■ Problem to solve ■
Count up the lines in the listing below that hold "kRec", and answer with the total alone.

### Dataset records ###

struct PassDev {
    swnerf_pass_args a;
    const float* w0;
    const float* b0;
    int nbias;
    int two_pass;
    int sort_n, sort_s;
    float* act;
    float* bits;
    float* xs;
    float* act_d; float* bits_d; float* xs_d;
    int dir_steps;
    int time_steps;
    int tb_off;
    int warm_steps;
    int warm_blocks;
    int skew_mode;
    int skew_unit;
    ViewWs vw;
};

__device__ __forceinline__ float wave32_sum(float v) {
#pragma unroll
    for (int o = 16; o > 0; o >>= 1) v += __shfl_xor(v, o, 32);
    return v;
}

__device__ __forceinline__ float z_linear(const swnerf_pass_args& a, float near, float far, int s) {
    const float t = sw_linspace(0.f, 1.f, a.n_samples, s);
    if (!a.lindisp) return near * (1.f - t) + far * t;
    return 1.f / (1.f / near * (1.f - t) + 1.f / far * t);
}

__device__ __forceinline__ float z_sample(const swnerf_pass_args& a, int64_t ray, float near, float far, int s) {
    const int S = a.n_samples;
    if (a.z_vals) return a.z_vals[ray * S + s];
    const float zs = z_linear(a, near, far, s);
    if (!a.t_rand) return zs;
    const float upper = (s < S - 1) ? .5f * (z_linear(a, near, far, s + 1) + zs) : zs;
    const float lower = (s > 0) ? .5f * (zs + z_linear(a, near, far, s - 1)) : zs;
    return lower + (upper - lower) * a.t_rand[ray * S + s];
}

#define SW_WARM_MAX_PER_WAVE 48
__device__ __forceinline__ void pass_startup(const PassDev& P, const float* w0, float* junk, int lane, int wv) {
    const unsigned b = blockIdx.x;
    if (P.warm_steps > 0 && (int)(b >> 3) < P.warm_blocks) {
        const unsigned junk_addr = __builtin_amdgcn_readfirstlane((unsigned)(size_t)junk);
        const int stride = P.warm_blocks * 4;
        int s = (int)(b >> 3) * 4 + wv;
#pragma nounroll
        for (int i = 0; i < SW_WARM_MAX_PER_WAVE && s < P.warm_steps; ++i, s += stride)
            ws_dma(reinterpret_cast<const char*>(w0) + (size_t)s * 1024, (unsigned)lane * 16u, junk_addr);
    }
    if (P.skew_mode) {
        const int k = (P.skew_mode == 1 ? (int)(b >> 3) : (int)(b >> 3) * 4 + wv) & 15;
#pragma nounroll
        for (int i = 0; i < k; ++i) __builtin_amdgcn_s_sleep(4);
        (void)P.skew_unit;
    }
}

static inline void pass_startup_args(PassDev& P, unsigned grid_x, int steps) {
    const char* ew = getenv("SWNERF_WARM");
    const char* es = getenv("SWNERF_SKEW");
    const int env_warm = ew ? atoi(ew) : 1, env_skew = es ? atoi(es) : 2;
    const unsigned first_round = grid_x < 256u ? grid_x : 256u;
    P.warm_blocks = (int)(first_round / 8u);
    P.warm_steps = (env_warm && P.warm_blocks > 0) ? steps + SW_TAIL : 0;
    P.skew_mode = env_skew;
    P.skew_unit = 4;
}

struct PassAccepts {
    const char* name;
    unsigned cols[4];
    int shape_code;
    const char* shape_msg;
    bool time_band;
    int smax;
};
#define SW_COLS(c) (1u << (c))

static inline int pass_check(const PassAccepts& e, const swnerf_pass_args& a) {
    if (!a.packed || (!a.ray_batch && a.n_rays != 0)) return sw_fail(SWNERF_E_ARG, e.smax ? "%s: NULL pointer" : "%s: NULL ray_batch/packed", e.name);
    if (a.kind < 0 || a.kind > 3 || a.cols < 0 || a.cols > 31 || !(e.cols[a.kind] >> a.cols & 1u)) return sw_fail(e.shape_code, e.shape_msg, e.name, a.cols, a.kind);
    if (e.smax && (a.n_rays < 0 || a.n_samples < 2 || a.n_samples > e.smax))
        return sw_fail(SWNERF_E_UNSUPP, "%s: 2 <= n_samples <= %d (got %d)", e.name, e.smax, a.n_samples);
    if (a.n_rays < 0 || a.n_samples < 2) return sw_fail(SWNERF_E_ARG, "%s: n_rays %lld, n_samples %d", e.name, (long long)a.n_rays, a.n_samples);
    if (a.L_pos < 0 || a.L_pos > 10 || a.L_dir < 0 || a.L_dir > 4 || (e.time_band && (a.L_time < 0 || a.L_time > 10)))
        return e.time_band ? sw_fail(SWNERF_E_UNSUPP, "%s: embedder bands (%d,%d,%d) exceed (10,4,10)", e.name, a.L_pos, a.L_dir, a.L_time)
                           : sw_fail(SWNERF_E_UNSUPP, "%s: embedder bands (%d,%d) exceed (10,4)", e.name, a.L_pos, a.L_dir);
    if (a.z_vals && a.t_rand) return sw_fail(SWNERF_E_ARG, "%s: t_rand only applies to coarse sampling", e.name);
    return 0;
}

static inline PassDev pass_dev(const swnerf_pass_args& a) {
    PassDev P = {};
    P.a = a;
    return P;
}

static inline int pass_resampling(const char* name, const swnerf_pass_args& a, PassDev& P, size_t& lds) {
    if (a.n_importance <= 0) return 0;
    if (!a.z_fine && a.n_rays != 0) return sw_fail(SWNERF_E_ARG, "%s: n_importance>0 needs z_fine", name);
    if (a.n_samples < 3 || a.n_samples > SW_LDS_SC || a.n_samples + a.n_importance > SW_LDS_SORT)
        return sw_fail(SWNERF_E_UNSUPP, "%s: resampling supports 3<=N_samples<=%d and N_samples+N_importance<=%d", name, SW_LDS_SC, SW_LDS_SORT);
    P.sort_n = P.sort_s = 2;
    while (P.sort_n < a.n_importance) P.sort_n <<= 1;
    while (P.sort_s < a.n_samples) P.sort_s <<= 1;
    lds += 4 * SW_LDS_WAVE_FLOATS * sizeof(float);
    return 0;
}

###
### Dataset records ###

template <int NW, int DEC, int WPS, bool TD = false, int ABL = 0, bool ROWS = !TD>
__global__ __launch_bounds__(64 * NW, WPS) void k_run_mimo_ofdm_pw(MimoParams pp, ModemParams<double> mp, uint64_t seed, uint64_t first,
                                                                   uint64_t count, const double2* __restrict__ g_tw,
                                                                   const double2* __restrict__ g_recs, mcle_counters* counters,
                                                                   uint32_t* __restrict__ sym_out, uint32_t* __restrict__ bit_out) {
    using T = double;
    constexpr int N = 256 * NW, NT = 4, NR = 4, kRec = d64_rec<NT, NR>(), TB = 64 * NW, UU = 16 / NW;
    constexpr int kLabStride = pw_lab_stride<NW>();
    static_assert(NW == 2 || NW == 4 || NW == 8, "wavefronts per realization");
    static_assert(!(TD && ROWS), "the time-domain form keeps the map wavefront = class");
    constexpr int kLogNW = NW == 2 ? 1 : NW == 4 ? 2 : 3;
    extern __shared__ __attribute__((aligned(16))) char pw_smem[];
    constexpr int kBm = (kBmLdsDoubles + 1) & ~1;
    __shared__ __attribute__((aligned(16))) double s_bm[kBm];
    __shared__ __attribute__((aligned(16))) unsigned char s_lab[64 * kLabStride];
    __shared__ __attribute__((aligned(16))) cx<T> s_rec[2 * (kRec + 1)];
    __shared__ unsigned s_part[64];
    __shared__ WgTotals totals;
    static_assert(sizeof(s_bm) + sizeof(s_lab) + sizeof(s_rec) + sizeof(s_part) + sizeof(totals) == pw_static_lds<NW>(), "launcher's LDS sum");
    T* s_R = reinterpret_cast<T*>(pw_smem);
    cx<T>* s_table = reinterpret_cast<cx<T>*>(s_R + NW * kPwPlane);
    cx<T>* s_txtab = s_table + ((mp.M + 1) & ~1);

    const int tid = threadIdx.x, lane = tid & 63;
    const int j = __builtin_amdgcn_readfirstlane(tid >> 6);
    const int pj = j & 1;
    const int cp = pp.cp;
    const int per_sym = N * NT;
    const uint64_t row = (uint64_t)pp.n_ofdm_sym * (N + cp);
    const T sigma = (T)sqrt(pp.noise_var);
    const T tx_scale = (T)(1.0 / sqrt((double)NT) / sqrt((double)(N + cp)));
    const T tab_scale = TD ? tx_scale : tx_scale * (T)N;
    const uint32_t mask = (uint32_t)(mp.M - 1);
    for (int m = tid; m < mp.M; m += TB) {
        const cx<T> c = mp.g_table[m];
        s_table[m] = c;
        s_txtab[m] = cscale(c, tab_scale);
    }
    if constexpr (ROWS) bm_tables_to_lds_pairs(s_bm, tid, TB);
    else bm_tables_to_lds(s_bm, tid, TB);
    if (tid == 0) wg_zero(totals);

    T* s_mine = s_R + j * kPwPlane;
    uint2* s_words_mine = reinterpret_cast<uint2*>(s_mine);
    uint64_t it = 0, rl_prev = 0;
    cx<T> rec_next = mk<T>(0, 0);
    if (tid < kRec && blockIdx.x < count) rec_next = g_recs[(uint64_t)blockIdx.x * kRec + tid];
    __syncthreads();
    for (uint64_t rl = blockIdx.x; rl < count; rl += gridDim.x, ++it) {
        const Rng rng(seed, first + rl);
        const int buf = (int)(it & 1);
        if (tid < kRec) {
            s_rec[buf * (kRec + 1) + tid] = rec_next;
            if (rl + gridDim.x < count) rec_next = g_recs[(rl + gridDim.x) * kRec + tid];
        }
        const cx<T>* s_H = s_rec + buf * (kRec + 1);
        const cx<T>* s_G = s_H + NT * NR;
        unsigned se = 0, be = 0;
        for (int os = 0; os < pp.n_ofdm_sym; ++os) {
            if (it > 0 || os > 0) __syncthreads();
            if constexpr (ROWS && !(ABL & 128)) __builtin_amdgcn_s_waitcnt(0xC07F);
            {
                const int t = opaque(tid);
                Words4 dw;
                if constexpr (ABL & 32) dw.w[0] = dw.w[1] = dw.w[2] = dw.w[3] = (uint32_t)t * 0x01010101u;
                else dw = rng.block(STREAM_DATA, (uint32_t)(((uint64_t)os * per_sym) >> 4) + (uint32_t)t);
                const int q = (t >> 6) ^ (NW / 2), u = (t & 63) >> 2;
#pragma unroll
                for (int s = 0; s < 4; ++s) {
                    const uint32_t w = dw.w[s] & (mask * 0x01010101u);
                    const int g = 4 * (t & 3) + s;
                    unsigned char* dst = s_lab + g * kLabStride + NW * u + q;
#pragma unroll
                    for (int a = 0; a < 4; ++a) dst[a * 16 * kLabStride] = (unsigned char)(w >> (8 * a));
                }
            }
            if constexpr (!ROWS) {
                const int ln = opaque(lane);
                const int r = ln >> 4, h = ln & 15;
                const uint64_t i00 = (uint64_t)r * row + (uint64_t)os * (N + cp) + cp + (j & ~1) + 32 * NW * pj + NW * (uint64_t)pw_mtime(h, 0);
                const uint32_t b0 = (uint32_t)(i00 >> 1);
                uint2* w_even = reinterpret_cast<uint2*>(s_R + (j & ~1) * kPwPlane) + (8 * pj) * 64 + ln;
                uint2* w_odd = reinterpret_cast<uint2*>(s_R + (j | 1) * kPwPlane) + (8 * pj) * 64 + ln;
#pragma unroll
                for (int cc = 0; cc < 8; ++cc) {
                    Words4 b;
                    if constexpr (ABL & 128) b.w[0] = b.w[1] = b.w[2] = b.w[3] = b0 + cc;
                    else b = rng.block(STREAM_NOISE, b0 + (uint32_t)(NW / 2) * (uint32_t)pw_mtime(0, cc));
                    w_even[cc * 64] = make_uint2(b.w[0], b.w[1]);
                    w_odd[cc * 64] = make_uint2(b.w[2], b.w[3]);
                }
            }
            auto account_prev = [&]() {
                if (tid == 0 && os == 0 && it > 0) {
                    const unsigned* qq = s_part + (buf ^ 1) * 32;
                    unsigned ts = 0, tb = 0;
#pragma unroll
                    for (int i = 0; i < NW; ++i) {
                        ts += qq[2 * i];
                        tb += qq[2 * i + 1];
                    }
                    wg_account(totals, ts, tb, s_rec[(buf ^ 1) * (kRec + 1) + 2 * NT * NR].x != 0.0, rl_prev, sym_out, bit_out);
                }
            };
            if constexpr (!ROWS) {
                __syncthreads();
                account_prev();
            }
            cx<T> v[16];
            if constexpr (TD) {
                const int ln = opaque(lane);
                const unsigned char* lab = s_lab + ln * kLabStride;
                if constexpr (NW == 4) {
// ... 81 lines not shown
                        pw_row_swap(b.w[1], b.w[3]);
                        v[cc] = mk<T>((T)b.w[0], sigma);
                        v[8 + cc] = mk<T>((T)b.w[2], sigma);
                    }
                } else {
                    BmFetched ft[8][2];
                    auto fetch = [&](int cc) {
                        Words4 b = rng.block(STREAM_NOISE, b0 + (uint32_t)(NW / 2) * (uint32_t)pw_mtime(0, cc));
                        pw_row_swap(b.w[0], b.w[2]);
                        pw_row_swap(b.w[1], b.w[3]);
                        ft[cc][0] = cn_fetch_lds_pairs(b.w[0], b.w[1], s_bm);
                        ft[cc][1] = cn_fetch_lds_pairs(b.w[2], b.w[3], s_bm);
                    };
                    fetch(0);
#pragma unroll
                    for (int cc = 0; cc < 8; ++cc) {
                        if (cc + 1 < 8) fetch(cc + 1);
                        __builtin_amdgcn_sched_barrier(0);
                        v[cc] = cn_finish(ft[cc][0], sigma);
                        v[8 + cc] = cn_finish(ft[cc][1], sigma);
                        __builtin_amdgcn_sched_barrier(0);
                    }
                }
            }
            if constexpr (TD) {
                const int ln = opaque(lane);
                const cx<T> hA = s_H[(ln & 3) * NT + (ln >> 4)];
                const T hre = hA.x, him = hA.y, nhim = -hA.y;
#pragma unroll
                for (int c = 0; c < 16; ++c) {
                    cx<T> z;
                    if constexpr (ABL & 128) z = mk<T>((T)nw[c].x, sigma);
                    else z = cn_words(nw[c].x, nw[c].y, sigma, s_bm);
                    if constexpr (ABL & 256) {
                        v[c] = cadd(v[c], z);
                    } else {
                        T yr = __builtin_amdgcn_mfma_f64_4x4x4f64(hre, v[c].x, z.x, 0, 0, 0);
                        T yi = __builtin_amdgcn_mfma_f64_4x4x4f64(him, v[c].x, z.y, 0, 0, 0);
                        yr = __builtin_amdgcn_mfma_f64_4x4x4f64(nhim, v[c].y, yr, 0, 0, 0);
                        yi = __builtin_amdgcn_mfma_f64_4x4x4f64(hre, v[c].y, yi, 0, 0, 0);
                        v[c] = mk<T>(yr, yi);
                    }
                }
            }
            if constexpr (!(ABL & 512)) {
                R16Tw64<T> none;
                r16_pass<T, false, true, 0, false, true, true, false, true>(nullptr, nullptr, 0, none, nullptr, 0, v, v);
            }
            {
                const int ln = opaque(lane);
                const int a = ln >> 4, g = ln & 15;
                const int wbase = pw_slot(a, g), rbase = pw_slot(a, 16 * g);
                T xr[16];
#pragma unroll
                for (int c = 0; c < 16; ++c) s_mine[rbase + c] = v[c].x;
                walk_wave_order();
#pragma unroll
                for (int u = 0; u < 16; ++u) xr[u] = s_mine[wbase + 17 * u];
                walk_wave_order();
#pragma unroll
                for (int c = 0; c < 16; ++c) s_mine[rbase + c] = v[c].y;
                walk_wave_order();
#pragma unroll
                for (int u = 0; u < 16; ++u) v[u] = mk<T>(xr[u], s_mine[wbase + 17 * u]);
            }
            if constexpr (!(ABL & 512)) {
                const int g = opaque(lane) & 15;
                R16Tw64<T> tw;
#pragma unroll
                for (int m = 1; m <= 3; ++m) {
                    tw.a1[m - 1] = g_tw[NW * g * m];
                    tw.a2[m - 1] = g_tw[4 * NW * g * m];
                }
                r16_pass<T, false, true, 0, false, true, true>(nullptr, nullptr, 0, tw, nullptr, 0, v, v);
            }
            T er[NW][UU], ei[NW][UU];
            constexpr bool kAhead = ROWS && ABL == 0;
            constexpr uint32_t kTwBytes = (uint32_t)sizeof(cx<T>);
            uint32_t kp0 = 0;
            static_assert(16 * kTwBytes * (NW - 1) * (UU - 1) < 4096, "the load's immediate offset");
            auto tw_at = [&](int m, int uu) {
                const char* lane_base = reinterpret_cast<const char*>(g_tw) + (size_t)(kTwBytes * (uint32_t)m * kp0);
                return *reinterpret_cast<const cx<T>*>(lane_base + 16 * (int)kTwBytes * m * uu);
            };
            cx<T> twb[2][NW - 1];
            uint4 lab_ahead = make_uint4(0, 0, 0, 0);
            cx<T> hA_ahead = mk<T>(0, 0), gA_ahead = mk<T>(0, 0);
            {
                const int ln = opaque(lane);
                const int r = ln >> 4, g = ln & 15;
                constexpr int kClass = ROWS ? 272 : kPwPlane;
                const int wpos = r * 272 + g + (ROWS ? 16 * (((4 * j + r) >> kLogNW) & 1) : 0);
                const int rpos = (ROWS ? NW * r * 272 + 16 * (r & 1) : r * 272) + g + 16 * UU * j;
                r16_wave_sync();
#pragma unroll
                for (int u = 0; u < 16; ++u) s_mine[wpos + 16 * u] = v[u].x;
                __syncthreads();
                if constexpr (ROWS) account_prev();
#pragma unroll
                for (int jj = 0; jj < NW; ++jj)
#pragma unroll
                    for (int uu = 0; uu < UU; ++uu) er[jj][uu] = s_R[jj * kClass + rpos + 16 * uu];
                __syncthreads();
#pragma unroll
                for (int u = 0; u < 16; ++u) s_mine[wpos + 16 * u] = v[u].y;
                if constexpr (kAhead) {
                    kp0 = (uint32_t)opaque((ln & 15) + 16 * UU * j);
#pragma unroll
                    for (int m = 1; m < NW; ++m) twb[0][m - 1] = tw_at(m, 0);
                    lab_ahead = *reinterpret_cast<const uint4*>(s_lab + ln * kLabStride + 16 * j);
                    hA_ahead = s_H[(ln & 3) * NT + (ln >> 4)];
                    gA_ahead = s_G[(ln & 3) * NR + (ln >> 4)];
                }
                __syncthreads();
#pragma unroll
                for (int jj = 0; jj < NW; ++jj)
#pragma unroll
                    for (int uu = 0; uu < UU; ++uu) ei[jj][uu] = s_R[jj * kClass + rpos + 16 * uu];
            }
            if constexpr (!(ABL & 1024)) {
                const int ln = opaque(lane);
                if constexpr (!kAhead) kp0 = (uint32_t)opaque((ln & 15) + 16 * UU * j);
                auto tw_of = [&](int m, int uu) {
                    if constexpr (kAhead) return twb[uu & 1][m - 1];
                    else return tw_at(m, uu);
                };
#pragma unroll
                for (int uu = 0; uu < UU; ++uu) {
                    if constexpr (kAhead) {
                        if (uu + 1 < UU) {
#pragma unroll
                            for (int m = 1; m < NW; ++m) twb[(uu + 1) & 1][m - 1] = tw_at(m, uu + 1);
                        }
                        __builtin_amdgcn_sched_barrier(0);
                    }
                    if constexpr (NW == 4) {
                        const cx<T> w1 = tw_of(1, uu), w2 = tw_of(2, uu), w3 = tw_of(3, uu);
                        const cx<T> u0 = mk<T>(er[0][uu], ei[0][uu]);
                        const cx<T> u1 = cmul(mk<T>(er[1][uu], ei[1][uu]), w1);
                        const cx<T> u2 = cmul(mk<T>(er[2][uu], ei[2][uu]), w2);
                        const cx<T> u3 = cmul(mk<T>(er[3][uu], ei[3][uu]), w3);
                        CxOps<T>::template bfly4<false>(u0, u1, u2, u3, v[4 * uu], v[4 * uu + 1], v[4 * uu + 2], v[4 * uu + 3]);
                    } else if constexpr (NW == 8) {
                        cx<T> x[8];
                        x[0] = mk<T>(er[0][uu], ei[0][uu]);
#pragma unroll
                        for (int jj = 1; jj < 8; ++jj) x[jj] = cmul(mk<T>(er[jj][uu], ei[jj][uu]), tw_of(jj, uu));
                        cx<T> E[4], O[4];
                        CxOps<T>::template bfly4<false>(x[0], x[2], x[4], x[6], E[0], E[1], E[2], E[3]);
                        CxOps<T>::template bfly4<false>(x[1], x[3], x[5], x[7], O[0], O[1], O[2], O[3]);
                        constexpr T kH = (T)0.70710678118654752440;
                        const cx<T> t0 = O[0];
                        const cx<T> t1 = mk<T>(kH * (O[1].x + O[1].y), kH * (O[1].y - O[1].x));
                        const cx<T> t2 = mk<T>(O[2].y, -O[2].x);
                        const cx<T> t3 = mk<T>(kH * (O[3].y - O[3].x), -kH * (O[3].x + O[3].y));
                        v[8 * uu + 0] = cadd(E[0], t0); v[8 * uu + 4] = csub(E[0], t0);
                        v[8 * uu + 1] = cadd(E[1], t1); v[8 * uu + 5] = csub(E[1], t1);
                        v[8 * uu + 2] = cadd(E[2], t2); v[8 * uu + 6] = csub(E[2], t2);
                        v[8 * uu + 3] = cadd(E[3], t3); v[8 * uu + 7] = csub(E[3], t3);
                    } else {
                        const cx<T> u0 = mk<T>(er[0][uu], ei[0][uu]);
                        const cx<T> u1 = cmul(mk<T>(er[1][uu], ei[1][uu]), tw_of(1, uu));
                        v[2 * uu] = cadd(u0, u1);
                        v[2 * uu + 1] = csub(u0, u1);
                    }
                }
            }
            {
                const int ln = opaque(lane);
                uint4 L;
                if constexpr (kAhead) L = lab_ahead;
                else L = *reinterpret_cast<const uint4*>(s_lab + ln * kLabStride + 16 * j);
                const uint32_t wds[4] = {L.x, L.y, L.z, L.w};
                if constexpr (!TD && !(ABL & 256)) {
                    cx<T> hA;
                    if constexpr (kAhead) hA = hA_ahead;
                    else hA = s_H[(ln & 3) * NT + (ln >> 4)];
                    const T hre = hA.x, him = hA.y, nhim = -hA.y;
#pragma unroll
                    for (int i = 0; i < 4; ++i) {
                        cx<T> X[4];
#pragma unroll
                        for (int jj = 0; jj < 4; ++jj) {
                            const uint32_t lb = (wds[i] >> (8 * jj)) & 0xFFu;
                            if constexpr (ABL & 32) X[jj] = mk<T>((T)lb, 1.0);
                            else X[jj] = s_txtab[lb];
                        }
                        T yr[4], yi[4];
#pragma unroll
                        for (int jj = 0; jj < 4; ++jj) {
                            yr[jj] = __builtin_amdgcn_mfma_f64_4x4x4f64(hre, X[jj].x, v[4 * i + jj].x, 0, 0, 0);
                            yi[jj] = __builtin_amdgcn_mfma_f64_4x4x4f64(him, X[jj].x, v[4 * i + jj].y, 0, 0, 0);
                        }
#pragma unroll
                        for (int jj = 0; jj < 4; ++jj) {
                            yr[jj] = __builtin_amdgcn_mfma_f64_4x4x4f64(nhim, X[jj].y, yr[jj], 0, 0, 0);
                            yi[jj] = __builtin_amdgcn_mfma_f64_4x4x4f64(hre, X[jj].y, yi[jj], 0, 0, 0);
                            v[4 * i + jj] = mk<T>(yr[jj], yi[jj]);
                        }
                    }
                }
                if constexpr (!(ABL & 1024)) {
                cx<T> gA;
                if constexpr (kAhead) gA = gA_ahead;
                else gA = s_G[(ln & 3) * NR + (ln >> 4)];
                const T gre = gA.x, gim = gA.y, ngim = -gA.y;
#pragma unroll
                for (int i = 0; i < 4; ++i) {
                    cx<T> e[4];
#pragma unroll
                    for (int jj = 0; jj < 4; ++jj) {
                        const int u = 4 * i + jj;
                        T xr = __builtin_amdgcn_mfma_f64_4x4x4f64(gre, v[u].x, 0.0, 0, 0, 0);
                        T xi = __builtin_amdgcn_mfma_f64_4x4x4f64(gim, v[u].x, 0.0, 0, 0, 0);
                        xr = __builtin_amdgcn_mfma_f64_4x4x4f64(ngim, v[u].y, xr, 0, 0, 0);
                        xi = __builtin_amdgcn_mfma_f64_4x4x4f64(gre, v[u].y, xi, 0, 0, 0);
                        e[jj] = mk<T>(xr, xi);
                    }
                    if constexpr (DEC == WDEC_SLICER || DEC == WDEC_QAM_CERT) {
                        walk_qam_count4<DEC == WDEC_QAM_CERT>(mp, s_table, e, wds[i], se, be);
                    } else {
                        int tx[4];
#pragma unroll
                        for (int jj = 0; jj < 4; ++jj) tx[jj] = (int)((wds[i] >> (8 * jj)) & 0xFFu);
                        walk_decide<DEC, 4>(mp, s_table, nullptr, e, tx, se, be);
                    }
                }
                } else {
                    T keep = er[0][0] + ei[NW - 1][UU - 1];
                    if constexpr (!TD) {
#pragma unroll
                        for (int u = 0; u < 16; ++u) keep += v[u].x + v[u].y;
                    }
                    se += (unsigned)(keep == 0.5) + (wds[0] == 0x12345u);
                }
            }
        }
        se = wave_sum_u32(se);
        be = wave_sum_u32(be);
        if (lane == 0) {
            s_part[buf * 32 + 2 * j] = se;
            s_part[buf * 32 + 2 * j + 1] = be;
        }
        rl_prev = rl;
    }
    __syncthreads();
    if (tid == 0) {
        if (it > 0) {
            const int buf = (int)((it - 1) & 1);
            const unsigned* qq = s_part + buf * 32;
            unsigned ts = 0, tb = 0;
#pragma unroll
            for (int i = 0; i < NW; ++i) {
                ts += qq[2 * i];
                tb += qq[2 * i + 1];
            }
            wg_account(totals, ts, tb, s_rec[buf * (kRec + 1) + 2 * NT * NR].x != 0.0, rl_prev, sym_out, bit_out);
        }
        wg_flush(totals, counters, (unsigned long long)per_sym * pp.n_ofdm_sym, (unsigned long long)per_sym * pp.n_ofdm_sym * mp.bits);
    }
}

###

■ Answer for the task ■
9